» What you will do
Set down the full data below exactly as given, please.

[Stored items]
## Use nontemporal loads for streamed rows and defer dense row prefetch issue

Adds a compile-time VSR_STREAM_NT mask that routes the streaming 16-byte row loads in several scan kernels through nontemporal loads. The default mask only enables this for the single-query scan8 and scan paths (STREAM_K1). It also reorders the dense MFMA-wide kernel so finish_rows/start_dense for the next ring slot happen after issuing the current tile rather than before, with the initial start_dense calls moved after the prologue. The aim is to reduce cache pollution from one-pass data and improve load overlap, at the cost of possible changes in L2 reuse and register pressure.

```diff
diff --git a/vectorsearch-rbac_amd/csrc/vsr_device.h b/vectorsearch-rbac_amd/csrc/vsr_device.h
--- a/vectorsearch-rbac_amd/csrc/vsr_device.h
+++ b/vectorsearch-rbac_amd/csrc/vsr_device.h
@@ -22,6 +22,24 @@
 {
     const uint64_t v = ((gptr<uint64_t>) tiles)[t];
     return make_uint2((uint32_t) v, (uint32_t) (v >> 32));
+}
+#endif
+
+#ifndef VSR_STREAM_NT
+#define VSR_STREAM_NT 4
+#endif
+constexpr int STREAM_K2W = 1, STREAM_K2R = 2, STREAM_K1 = 4;
+
+#ifdef __HIPCC__
+template <class T> __device__ __forceinline__ T load_stream16(gptr<T> p)
+{
+    static_assert(sizeof(T) == 16, "one dwordx4");
+    return __builtin_bit_cast(T, __builtin_nontemporal_load((gptr<u32x4>) p));
+}
+template <int BIT, class T> __device__ __forceinline__ T load_row16(const T* p)
+{
+    if constexpr ((VSR_STREAM_NT & BIT) != 0) return load_stream16(as_global(p));
+    else return *p;
 }
 #endif
 
diff --git a/vectorsearch-rbac_amd/csrc/vsr_i8r.h b/vectorsearch-rbac_amd/csrc/vsr_i8r.h
--- a/vectorsearch-rbac_amd/csrc/vsr_i8r.h
+++ b/vectorsearch-rbac_amd/csrc/vsr_i8r.h
@@ -87,8 +87,13 @@
         const uint32_t r0 = unit_row(u);
         const uint32_t rc = r0 < row_clamp ? r0 : row_clamp;
         const gptr<uint4> src = as_global(reinterpret_cast<const uint4*>(scr + (size_t) rc * 128u + voff));
-        a8[k][0] = __builtin_bit_cast(i32x4, src[0]);
-        a8[k][1] = __builtin_bit_cast(i32x4, src[4]);
+        if constexpr ((VSR_STREAM_NT & STREAM_K2R) != 0) {
+            a8[k][0] = __builtin_bit_cast(i32x4, load_stream16(src));
+            a8[k][1] = __builtin_bit_cast(i32x4, load_stream16(src + 4));
+        } else {
+            a8[k][0] = __builtin_bit_cast(i32x4, src[0]);
+            a8[k][1] = __builtin_bit_cast(i32x4, src[4]);
+        }
         nrm[k] = *reinterpret_cast<gptr<f32x4>>(g_norm2 + rc + (uint32_t) kq * 4u);
     };
     issue(std::integral_constant<int, 0>{}, 0u);
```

» Written response
## Use nontemporal loads for streamed rows and defer dense row prefetch issue

Adds a compile-time VSR_STREAM_NT mask that routes the streaming 16-byte row loads in several scan kernels through nontemporal loads. The default mask only enables this for the single-query scan8 and scan paths (STREAM_K1). It also reorders the dense MFMA-wide kernel so finish_rows/start_dense for the next ring slot happen after issuing the current tile rather than before, with the initial start_dense calls moved after the prologue. The aim is to reduce cache pollution from one-pass data and improve load overlap, at the cost of possible changes in L2 reuse and register pressure.

```diff
diff --git a/vectorsearch-rbac_amd/csrc/vsr_device.h b/vectorsearch-rbac_amd/csrc/vsr_device.h
--- a/vectorsearch-rbac_amd/csrc/vsr_device.h
+++ b/vectorsearch-rbac_amd/csrc/vsr_device.h
@@ -22,6 +22,24 @@
 {
     const uint64_t v = ((gptr<uint64_t>) tiles)[t];
     return make_uint2((uint32_t) v, (uint32_t) (v >> 32));
+}
+#endif
+
+#ifndef VSR_STREAM_NT
+#define VSR_STREAM_NT 4
+#endif
+constexpr int STREAM_K2W = 1, STREAM_K2R = 2, STREAM_K1 = 4;
+
+#ifdef __HIPCC__
+template <class T> __device__ __forceinline__ T load_stream16(gptr<T> p)
+{
+    static_assert(sizeof(T) == 16, "one dwordx4");
+    return __builtin_bit_cast(T, __builtin_nontemporal_load((gptr<u32x4>) p));
+}
+template <int BIT, class T> __device__ __forceinline__ T load_row16(const T* p)
+{
+    if constexpr ((VSR_STREAM_NT & BIT) != 0) return load_stream16(as_global(p));
+    else return *p;
 }
 #endif
 
diff --git a/vectorsearch-rbac_amd/csrc/vsr_i8r.h b/vectorsearch-rbac_amd/csrc/vsr_i8r.h
--- a/vectorsearch-rbac_amd/csrc/vsr_i8r.h
+++ b/vectorsearch-rbac_amd/csrc/vsr_i8r.h
@@ -87,8 +87,13 @@
         const uint32_t r0 = unit_row(u);
         const uint32_t rc = r0 < row_clamp ? r0 : row_clamp;
         const gptr<uint4> src = as_global(reinterpret_cast<const uint4*>(scr + (size_t) rc * 128u + voff));
-        a8[k][0] = __builtin_bit_cast(i32x4, src[0]);
-        a8[k][1] = __builtin_bit_cast(i32x4, src[4]);
+        if constexpr ((VSR_STREAM_NT & STREAM_K2R) != 0) {
+            a8[k][0] = __builtin_bit_cast(i32x4, load_stream16(src));
+            a8[k][1] = __builtin_bit_cast(i32x4, load_stream16(src + 4));
+        } else {
+            a8[k][0] = __builtin_bit_cast(i32x4, src[0]);
+            a8[k][1] = __builtin_bit_cast(i32x4, src[4]);
+        }
         nrm[k] = *reinterpret_cast<gptr<f32x4>>(g_norm2 + rc + (uint32_t) kq * 4u);
     };
     issue(std::integral_constant<int, 0>{}, 0u);
```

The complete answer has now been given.